The concept of MFPs has also been introduced recently in the context of nanotechnology, often defined as the development of devices of 100 nm or smaller, having unique properties due to their scale. Applications in medicine are starting to emerge, with ‘nanomedicine’ recently being defined as the utilization of nanotechnology for treatment, diagnosis, monitoring and control of biological systems. The devices that are being developed generally incorporate inorganic or biological material. In this regard, the coupling of inorganic nanoscale materials to targeted Ad vectors would expand MFP functions, capitalizing on the new treatment strategies being developed using nanotechnology. For example, magnetic nanoparticles have recently received much attention due to their potential application in clinical cancer treatment,^158-162 targeted drug delivery^163-165 and MRI contrast agents.^166,167 However, despite the useful functionalities that might derive from metal nanoparticle systems, the lack of targeting strategies has limited their application to locoregional disease. Thus, tumor-selective delivery is key to improve therapeutic applications of metal nanoparticle systems, rationalizing incorporation of such particles into targeted, multifunctional Ad vectors via conjugation to capsid proteins or other means.

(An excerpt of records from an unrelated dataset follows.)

template <typename A, int NSUB, bool O8 = false>
__device__ __forceinline__ void attn_tile_compute(const char* sk, const char* sv, const bf16x8 (&qf)[4],
                                                  const AttnArgs& a, int b, int head, int qbase, int lane,
                                                  char* so = nullptr) {
  const int l31 = lane & 31, h = lane >> 5, g = lane >> 4, l15 = lane & 15;
  const int np = a.np, C = a.H * 64;
  f32x16 s[NSUB];
#pragma unroll
  for (int kb = 0; kb < NSUB; ++kb) {
#pragma unroll
    for (int r = 0; r < 16; ++r) s[kb][r] = 0.f;
    const int krow = kb * 32 + l31;
#pragma unroll
    for (int ks = 0; ks < 4; ++ks) {
      const bf16x8 kf = *reinterpret_cast<const bf16x8*>(sk + k_off(krow, 2 * ks + h));
      s[kb] = mfma_32x32x16<A>(kf, qf[ks], s[kb]);
    }
  }
#ifdef RAJNI_ATTN_STAMPS
  asm volatile("" :: "v"(s[0][0]), "v"(s[NSUB - 1][15]));
  const unsigned long long tsS = __builtin_amdgcn_s_memtime();
#endif
  {
    const int nvalid = np - (NSUB - 1) * 32;
    if (nvalid < 32) {
#pragma unroll
      for (int r = 0; r < 16; ++r) {
        const int kr = (r & 3) + 8 * (r >> 2) + 4 * h;
        if (kr >= nvalid) s[NSUB - 1][r] = -INFINITY;
      }
    }
  }
  float mx = s[0][0];
#pragma unroll
  for (int kb = 0; kb < NSUB; ++kb)
#pragma unroll
    for (int r = 0; r < 16; ++r) mx = fmaxf(mx, s[kb][r]);
  mx = fmaxf(mx, __shfl_xor(mx, 32, 64));
  const float mc = mx * a.c;
  float lsum = 0.f;
  f32x16 o0, o1;
#pragma unroll
  for (int r = 0; r < 16; ++r) { o0[r] = 0.f; o1[r] = 0.f; }
#pragma unroll
  for (int kb = 0; kb < NSUB; ++kb) {
    float p[16];
#pragma unroll
    for (int r = 0; r < 16; ++r) {
      p[r] = __builtin_amdgcn_exp2f(fmaf(s[kb][r], a.c, -mc));
      lsum += p[r];
    }
    bf16x8 pb[2];
#pragma unroll
    for (int s2 = 0; s2 < 2; ++s2) {
      typedef __attribute__((ext_vector_type(4))) unsigned u32x4;
      const u32x4 w = {pack2<A>(p[8 * s2 + 0], p[8 * s2 + 1]), pack2<A>(p[8 * s2 + 2], p[8 * s2 + 3]),
                       pack2<A>(p[8 * s2 + 4], p[8 * s2 + 5]), pack2<A>(p[8 * s2 + 6], p[8 * s2 + 7])};
      pb[s2] = __builtin_bit_cast(bf16x8, w);
    }
#pragma unroll
    for (int s2 = 0; s2 < 2; ++s2) {
      const int key0 = kb * 32 + 16 * s2 + 4 * h + (l15 >> 2);
      const int col = 16 * (g & 1) + 4 * (l15 & 3);
      const bf16x8 v0 = tr_pair(sv, key0, col);
      const bf16x8 v1 = tr_pair(sv, key0, 32 + col);
      o0 = mfma_32x32x16<A>(v0, pb[s2], o0);
      o1 = mfma_32x32x16<A>(v1, pb[s2], o1);
    }
  }
#ifdef RAJNI_ATTN_STAMPS
  asm volatile("" :: "v"(o0[0]), "v"(o1[15]));
  const unsigned long long tsP = __builtin_amdgcn_s_memtime();
  if (a.stamps != nullptr && qbase == 0 && lane == 0) {
    unsigned long long* o = a.stamps + ((size_t)b * a.H + head) * 8;
    o[1] = tsS; o[2] = tsP;
  }
#endif
  const float inv = 1.0f / (lsum + __shfl_xor(lsum, 32, 64));
  const int q = qbase + l31;
  __builtin_amdgcn_s_waitcnt(0x0F70);
  if constexpr (O8) {
    const float sc = inv * a.oinv;
    const int key = (l31 >> 2) & 3;
    char* wr = so + l31 * 64 + 4 * (h & 1);
#pragma unroll
    for (int t = 0; t < 4; ++t) {
      const unsigned w0 = attn_pack4_e4m3(o0[4 * t] * sc, o0[4 * t + 1] * sc, o0[4 * t + 2] * sc, o0[4 * t + 3] * sc);
      const unsigned w1 = attn_pack4_e4m3(o1[4 * t] * sc, o1[4 * t + 1] * sc, o1[4 * t + 2] * sc, o1[4 * t + 3] * sc);
      *reinterpret_cast<unsigned*>(wr + (((t >> 1) ^ key) << 4) + 8 * (t & 1)) = w0;
      *reinterpret_cast<unsigned*>(wr + (((2 + (t >> 1)) ^ key) << 4) + 8 * (t & 1)) = w1;
    }
    __builtin_amdgcn_fence(__ATOMIC_RELEASE, "wavefront");
    __builtin_amdgcn_wave_barrier();
    const int u = lane & 3;
    unsigned char* ob = a.out8 + ((long)b * np + qbase) * C + head * 64 + u * 16;
#pragma unroll
    for (int j = 0; j < 2; ++j) {
      const int r = (lane >> 2) + 16 * j;
      const uint4 v = *reinterpret_cast<const uint4*>(so + r * 64 + ((u ^ ((r >> 2) & 3)) << 4));
      if (qbase + r < np) *reinterpret_cast<uint4*>(ob + (long)r * C) = v;
    }
    if (head == 0 && h == 0 && q < np) a.row_scale[(long)b * np + q] = a.oscale;
    return;
  }
  if (so != nullptr) {
    const int key = (l31 ^ (l31 >> 3)) & 7;
    char* wr = so + l31 * 128 + 8 * h;
#pragma unroll
    for (int t = 0; t < 4; ++t) {
      uint2 w0, w1;
      w0.x = pack2<A>(o0[4 * t] * inv, o0[4 * t + 1] * inv);
      w0.y = pack2<A>(o0[4 * t + 2] * inv, o0[4 * t + 3] * inv);
      w1.x = pack2<A>(o1[4 * t] * inv, o1[4 * t + 1] * inv);
      w1.y = pack2<A>(o1[4 * t + 2] * inv, o1[4 * t + 3] * inv);
      *reinterpret_cast<uint2*>(wr + ((t ^ key) << 4)) = w0;
      *reinterpret_cast<uint2*>(wr + (((4 + t) ^ key) << 4)) = w1;
    }
    const int u = lane & 7;
    bf16_t* ob = a.out + ((long)b * np + qbase) * C + head * 64 + u * 8;
#pragma unroll
    for (int j = 0; j < 4; ++j) {
      const int r = (lane >> 3) + 8 * j;
      const uint4 v = *reinterpret_cast<const uint4*>(so + r * 128 + ((u ^ ((r ^ (r >> 3)) & 7)) << 4));
      if (qbase + r < np) *reinterpret_cast<uint4*>(ob + (long)r * C) = v;
    }
    return;
  }
  if (q < np) {
    bf16_t* op = a.out + ((long)b * np + q) * C + head * 64 + 4 * h;
#pragma unroll
    for (int t = 0; t < 4; ++t) {
      uint2 w0, w1;
      w0.x = pack2<A>(o0[4 * t] * inv, o0[4 * t + 1] * inv);
      w0.y = pack2<A>(o0[4 * t + 2] * inv, o0[4 * t + 3] * inv);
      w1.x = pack2<A>(o1[4 * t] * inv, o1[4 * t + 1] * inv);
      w1.y = pack2<A>(o1[4 * t + 2] * inv, o1[4 * t + 3] * inv);
      *reinterpret_cast<uint2*>(op + 8 * t) = w0;
      *reinterpret_cast<uint2*>(op + 32 + 8 * t) = w1;
    }
  }
}
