## Add optional two-stream chunked pipeline splitting detect and describe stages

Adds an opt-in mode that splits the frame batch into chunks and runs pyramid/FAST on a front stream while quadtree and descriptor stages of earlier chunks run on a back stream, linked by per-chunk events. The goal is to overlap the stages across chunks so the GPU stays busy. It also skips the max-count atomic and the host readback of descriptor stats when dense describe is off. The pipeline adds event and stream overhead and reorders the stage launches inside launch_chunk.

Result: no change. 176,900 frames/s, median of 2 (+0.1%).

```diff
diff --git a/orb_slam2_refactored_amd/csrc/orbx.hip b/orb_slam2_refactored_amd/csrc/orbx.hip
--- a/orb_slam2_refactored_amd/csrc/orbx.hip
+++ b/orb_slam2_refactored_amd/csrc/orbx.hip
@@ -2869,7 +2869,7 @@
     }
     pre[nl] = acc;
     counts[f] = acc;
-    atomicMax(stat, acc);
+    if (stat) atomicMax(stat, acc);
 }
 
 struct DescGrid {
@@ -3032,6 +3032,13 @@
     bool lvl_overlap = false;
     hipStream_t lvl_side = nullptr;
     hipEvent_t lvl_fork = nullptr, lvl_join = nullptr;
+    int pipe = 0;
+    int pipe_chunk = 1024;
+    int pipe_prio = 0;
+    int pipe_qt_front = 0;
+    hipStream_t pipe_front = nullptr, pipe_back = nullptr;
+    hipEvent_t pipe_fork = nullptr, pipe_done = nullptr;
+    std::vector<hipEvent_t> pipe_ev;
     DevBuf d_cells, d_xtab, d_ytab;
     DevBuf d_strips;
     DevBuf d_slottab;
@@ -3445,9 +3452,11 @@
     }
 }
 
+enum : int { CHUNK_FAST = 1, CHUNK_QT = 2, CHUNK_DESC = 4, CHUNK_ALL = 7 };
+
 static void launch_chunk(orbx_extractor* h, int f0, const uint8_t* d_imgs, int F, long long fstride, int step,
                          orbx_keypoint* d_kps, uint8_t* d_desc, int32_t* d_counts, int cap, hipStream_t st,
-                         hipStream_t side = nullptr) {
+                         hipStream_t side = nullptr, int parts = CHUNK_ALL) {
     const Geom& g = h->geom;
     uint8_t* pyr = h->d_pyr.as<uint8_t>() + (long long)f0 * g.pyr_frame_bytes;
     d_imgs += (long long)f0 * fstride;
@@ -3520,27 +3529,30 @@
     };
     const int nc0 = g.lv[0].ncells;
     if (side && nc0 > 0 && g.nlevels > 1) {
-        (void)hipStreamWaitEvent(side, h->lvl_fork, 0);
-        fast(0, 1, side);
-        quadtree(0, 1, side);
-        (void)hipEventRecord(h->lvl_join, side);
-        {
+        if (parts & CHUNK_FAST) {
+            (void)hipStreamWaitEvent(side, h->lvl_fork, 0);
+            fast(0, 1, side);
             for (int l = 1; l < g.nlevels; l++) l += pyramid(l);
-        }
-        fast(1, g.nlevels, st);
-        quadtree(1, g.nlevels - 1, st);
-        (void)hipStreamWaitEvent(st, h->lvl_join, 0);
+            fast(1, g.nlevels, st);
+        }
+        if (parts & CHUNK_QT) {
+            quadtree(0, 1, side);
+            (void)hipEventRecord(h->lvl_join, side);
+            quadtree(1, g.nlevels - 1, st);
+            (void)hipStreamWaitEvent(st, h->lvl_join, 0);
+        }
     } else {
-        {
+        if (parts & CHUNK_FAST) {
             for (int l = 1; l < g.nlevels; l++) l += pyramid(l);
-        }
-        fast(0, g.nlevels, st);
-        quadtree(0, g.nlevels, st);
-    }
+            fast(0, g.nlevels, st);
+        }
+        if (parts & CHUNK_QT) quadtree(0, g.nlevels, st);
+    }
+    if (!(parts & CHUNK_DESC)) return;
     int* lvlpre = h->d_lvlpre.as<int>() + (long long)f0 * LVP;
     if (DESC_SLOT_TAB)
         hipLaunchKernelGGL(describe_prefix_kernel, dim3((unsigned)((F + 255) / 256)), dim3(256), 0, st, (const int*)selcnt,
-                           g.nlevels, F, lvlpre, d_counts, h->d_dstat.as<int>());
+                           g.nlevels, F, lvlpre, d_counts, h->desc_dense ? h->d_dstat.as<int>() : nullptr);
     const int rows_max = std::min(g.out_frame, cap);
     const int C = (DESC_SLOT_TAB && h->desc_dense) ? std::max(1, std::min(h->desc_c > 0 ? h->desc_c : rows_max, rows_max)) : 0;
     DescGrid dg{};
@@ -3573,6 +3585,7 @@
 }
 
 static int describe_grid_begin(orbx_extractor* h, hipStream_t st) {
+    if (!h->desc_dense) return ORB_OK;
     if (!h->dstat_ev) {
         ORB_HIP_TRY(hipEventCreateWithFlags(&h->dstat_ev, hipEventDisableTiming));
         ORB_HIP_TRY(hipHostMalloc((void**)&h->h_dstat, 64, hipHostMallocDefault));
@@ -3589,6 +3602,7 @@
     return ORB_OK;
 }
 static int describe_grid_end(orbx_extractor* h, hipStream_t st) {
+    if (!h->desc_dense) return ORB_OK;
     if (h->dstat_pending) return ORB_OK;
     ORB_HIP_TRY(hipMemcpyAsync(h->h_dstat, h->d_dstat.ptr, 4, hipMemcpyDeviceToHost, st));
     ORB_HIP_TRY(hipEventRecord(h->dstat_ev, st));
@@ -3596,11 +3610,58 @@
     return ORB_OK;
 }
 
+constexpr int ORBX_MAX_PIPE_CHUNKS = 64;
+
+static int pipe_chunks(const orbx_extractor* h, int F) {
+    if (!h->pipe || (h->prof && h->pipe < 2)) return 1;
+    return std::min(F / h->pipe_chunk, ORBX_MAX_PIPE_CHUNKS);
+}
+
+static int launch_batch_pipelined(orbx_extractor* h, int n, const uint8_t* d_imgs, int F, long long fstride, int step,
+                                  orbx_keypoint* d_kps, uint8_t* d_desc, int32_t* d_counts, int cap, hipStream_t st) {
+    if (!h->pipe_front) {
+        int least = 0, greatest = 0;
+        ORB_HIP_TRY(hipDeviceGetStreamPriorityRange(&least, &greatest));
+        ORB_HIP_TRY(hipStreamCreateWithPriority(&h->pipe_front, hipStreamNonBlocking, h->pipe_prio < 0 ? greatest : 0));
+        ORB_HIP_TRY(hipStreamCreateWithPriority(&h->pipe_back, hipStreamNonBlocking, h->pipe_prio > 0 ? greatest : 0));
+        ORB_HIP_TRY(hipEventCreateWithFlags(&h->pipe_fork, hipEventDisableTiming));
+        ORB_HIP_TRY(hipEventCreateWithFlags(&h->pipe_done, hipEventDisableTiming));
+    }
+    while ((int)h->pipe_ev.size() < n) {
+        hipEvent_t e;
+        ORB_HIP_TRY(hipEventCreateWithFlags(&e, hipEventDisableTiming));
+        h->pipe_ev.push_back(e);
+    }
+    const int front = CHUNK_FAST | (h->pipe_qt_front ? CHUNK_QT : 0), back = CHUNK_ALL & ~front;
+    ORB_HIP_TRY(hipEventRecord(h->pipe_fork, st));
+    ORB_HIP_TRY(hipStreamWaitEvent(h->pipe_front, h->pipe_fork, 0));
+    ORB_HIP_TRY(hipStreamWaitEvent(h->pipe_back, h->pipe_fork, 0));
+    int f0 = 0;
+    for (int k = 0; k < n; k++) {
+        const int Fk = F / n + (k < F % n ? 1 : 0);
+        launch_chunk(h, f0, d_imgs, Fk, fstride, step, d_kps, d_desc, d_counts, cap, h->pipe_front, nullptr, front);
+        ORB_HIP_TRY(hipEventRecord(h->pipe_ev[k], h->pipe_front));
+        ORB_HIP_TRY(hipStreamWaitEvent(h->pipe_back, h->pipe_ev[k], 0));
+        launch_chunk(h, f0, d_imgs, Fk, fstride, step, d_kps, d_desc, d_counts, cap, h->pipe_back, nullptr, back);
+        f0 += Fk;
+    }
+    ORB_HIP_TRY(hipEventRecord(h->pipe_done, h->pipe_back));
+    ORB_HIP_TRY(hipStreamWaitEvent(st, h->pipe_ev[n - 1], 0));
+    ORB_HIP_TRY(hipStreamWaitEvent(st, h->pipe_done, 0));
+    ORB_HIP_TRY(hipGetLastError());
+    return ORB_OK;
+}
+
 static int launch_batch(orbx_extractor* h, const uint8_t* d_imgs, int F, long long fstride, int step,
                         orbx_keypoint* d_kps, uint8_t* d_desc, int32_t* d_counts, int cap, hipStream_t st) {
     {
         const int rc = describe_grid_begin(h, st);
         if (rc) return rc;
+    }
+    if (const int n = pipe_chunks(h, F); n >= 2) {
+        int rc = launch_batch_pipelined(h, n, d_imgs, F, fstride, step, d_kps, d_desc, d_counts, cap, st);
+        if (!rc) rc = describe_grid_end(h, st);
+        return rc ? rc : launch_fast_hint(h, st);
     }
     int nsub = std::min(h->nsub, F / ORBX_MIN_SUB_FRAMES);
     if (nsub <= 1) {
@@ -3692,6 +3753,10 @@
     if (const char* e = getenv("ORBX_PYR_PAIR")) h->pyr_pair = std::max(0, std::min(2, atoi(e)));
     if (const char* e = getenv("ORBX_PYR_MFMA")) h->pyr_mfma = atoi(e) != 0;
     if (const char* e = getenv("ORBX_LEVEL_OVERLAP")) h->lvl_overlap = atoi(e) != 0;
+    if (const char* e = getenv("ORBX_PIPE")) h->pipe = std::max(0, std::min(2, atoi(e)));
+    if (const char* e = getenv("ORBX_PIPE_CHUNK")) h->pipe_chunk = std::max(1, std::min(65535, atoi(e)));
+    if (const char* e = getenv("ORBX_PIPE_PRIO")) h->pipe_prio = std::max(-1, std::min(1, atoi(e)));
+    if (const char* e = getenv("ORBX_PIPE_QT_FRONT")) h->pipe_qt_front = atoi(e) != 0;
     if (const char* e = getenv("ORBX_DEBUG_NC")) h->debug_nc = atoi(e);
     if (const char* e = getenv("ORBX_DESC_DENSE")) h->desc_dense = atoi(e) != 0;
     if (const char* e = getenv("ORBX_DESC_C")) h->desc_force_c = std::max(0, atoi(e));
@@ -3732,6 +3797,11 @@
     if (h->lvl_side) (void)hipStreamDestroy(h->lvl_side);
     if (h->lvl_fork) (void)hipEventDestroy(h->lvl_fork);
     if (h->lvl_join) (void)hipEventDestroy(h->lvl_join);
+    if (h->pipe_front) (void)hipStreamDestroy(h->pipe_front);
+    if (h->pipe_back) (void)hipStreamDestroy(h->pipe_back);
+    if (h->pipe_fork) (void)hipEventDestroy(h->pipe_fork);
+    if (h->pipe_done) (void)hipEventDestroy(h->pipe_done);
+    for (hipEvent_t e : h->pipe_ev) (void)hipEventDestroy(e);
     if (h->dstat_ev) (void)hipEventDestroy(h->dstat_ev);
     if (h->h_dstat) (void)hipHostFree(h->h_dstat);
     delete h;
```
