+    const char* const ring = smem + kgs * (3 * TILE_IMG_B);
+    f16x8 af[2][2][TM][2], bfr[2][2][TN][2];
+    constexpr int RU[4] = {0, 0, 1, 1};
+    constexpr int RP[4] = {0, 1, FMT == 1 ? 1 : 0, FMT == 1 ? 0 : 1};
+    auto frag = [&](auto setc, int n, const char* img) {
+      constexpr int S = decltype(setc)::value;
+      const int blk = n / (TM + TN), e = n - blk * (TM + TN);
+      const int u = RU[blk], pl = RP[blk];
+      if (e < TM) af[S][u][e][pl] = *reinterpret_cast<const f16x8*>(img + e * 32 * 128 + offA[pl * 2 + u]);
+      else bfr[S][u][e - TM][pl] = *reinterpret_cast<const f16x8*>(img + (e - TM) * 32 * 128 + offB[pl * 2 + u]);
+    };
+    constexpr int PA[3] = {1, 0, 0};
+    constexpr int PB[3] = {0, 1, 0};
+    constexpr int PC[3] = {1, 1, 0};
+    constexpr int NM = FMT == 1 ? 3 * TM * TN : 6 * TM * TN;
+    auto mma = [&](auto setc, int m) {
+      constexpr int S = decltype(setc)::value;
+      if constexpr (FMT == 1) {
+        if (m < 2 * TM * TN) {
+          const int b = m >> 1, ti = b / TN, tj = b - ti * TN;
+          if ((m & 1) == 0)
+            acc[0][ti][tj] = __builtin_amdgcn_mfma_f32_32x32x16_f16(af[S][0][ti][0], bfr[S][0][tj][0], acc[0][ti][tj], 0, 0, 0);
+          else
+            acc[1][ti][tj] = x8_cross(af[S][0][ti][1], af[S][1][ti][1], bfr[S][0][tj][1], bfr[S][1][tj][1], acc[1][ti][tj]);
+        } else {
+          const int b = m - 2 * TM * TN, ti = b / TN, tj = b - ti * TN;
+          acc[0][ti][tj] = __builtin_amdgcn_mfma_f32_32x32x16_f16(af[S][1][ti][0], bfr[S][1][tj][0], acc[0][ti][tj], 0, 0, 0);
+        }
+      } else {
+        const int u = m / (3 * TM * TN), r = m - u * (3 * TM * TN), t = r / (TM * TN), b = r - t * (TM * TN);
+        const int ti = b / TN, tj = b - ti * TN;
+        acc[PC[t]][ti][tj] = __builtin_amdgcn_mfma_f32_32x32x16_f16(af[S][u][ti][PA[t]], bfr[S][u][tj][PB[t]],
+                                                                     acc[PC[t]][ti][tj], 0, 0, 0);
+      }
+    };
+    constexpr int MB = NM / 3;
+    auto step = [&](int kt, auto setc, auto nextc, auto dmac, auto waitc) {
+      constexpr bool DMA = decltype(dmac)::value;
+      constexpr int WAITN = decltype(waitc)::value;
+#pragma unroll
+      for (int m = 0; m < MB; ++m) mma(setc, m);
+      __builtin_amdgcn_sched_barrier(0);
+      asm volatile("s_waitcnt lgkmcnt(0)" ::: "memory");
+      if constexpr (WAITN == 0) asm volatile("s_waitcnt vmcnt(0)" ::: "memory");
+      else asm volatile("s_waitcnt vmcnt(%0)" ::"n"(WAITN) : "memory");
+      __builtin_amdgcn_sched_barrier(0);
+      __builtin_amdgcn_s_barrier();
+      __builtin_amdgcn_sched_barrier(0);
+      const char* const img = ring + ((kt + 1) % 3) * TILE_IMG_B;
+#pragma unroll
+      for (int m = MB; m < NM; ++m) {
+        mma(setc, m);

For the development of targeted MFPs, it would be beneficial to minimize the adenoviral vector to empty capsid shells, based on the consideration that the so-called first-generation Ad vectors (i.e. Ad5- or Ad2-based nonreplicating viruses lacking E1, and sometimes E3 regions) still express low levels of the remaining viral genes. This low level of viral gene expression leads to direct toxicity and immunogenicity. Consequently, duration of transgene expression is shortened as the immune response clears the vector-transduced cells.^168,169 To overcome these problems, high-capacity Ad vectors have been developed. The only viral genomic elements retained in these vectors are the inverted terminal repeats (ITR) and packaging signal. This allows up to 36 kb of nonviral DNA to be inserted. Reduction in in vivo toxicity and immunogenicity are seen,^170-173 and in mice long-term transgene expression for more than a year has been observed.¹⁷³ The deletion of all the viral genes requires helper viruses to trans-complement all viral genes, including those for capsid proteins. Well-defined and efficient systems have been developed to allow production of high-capacity adenoviral vectors without contamination of helper virus, based on recombinase-mediated excision of the helper-virus packaging signal.^174-176 It is logical that the capsid proteins expressed by the helper virus would be genetically modified, allowing re-targeting of the resultant high-capacity adenoviral vector. This concept was recently demonstrated by using the RGD motif in the HI-loop of the fiber knob,¹⁷⁷ and this demonstration of combining re-targeting with high-capacity Ad illustrates the potential for utilization of gutless Ad as a nanoscale platform.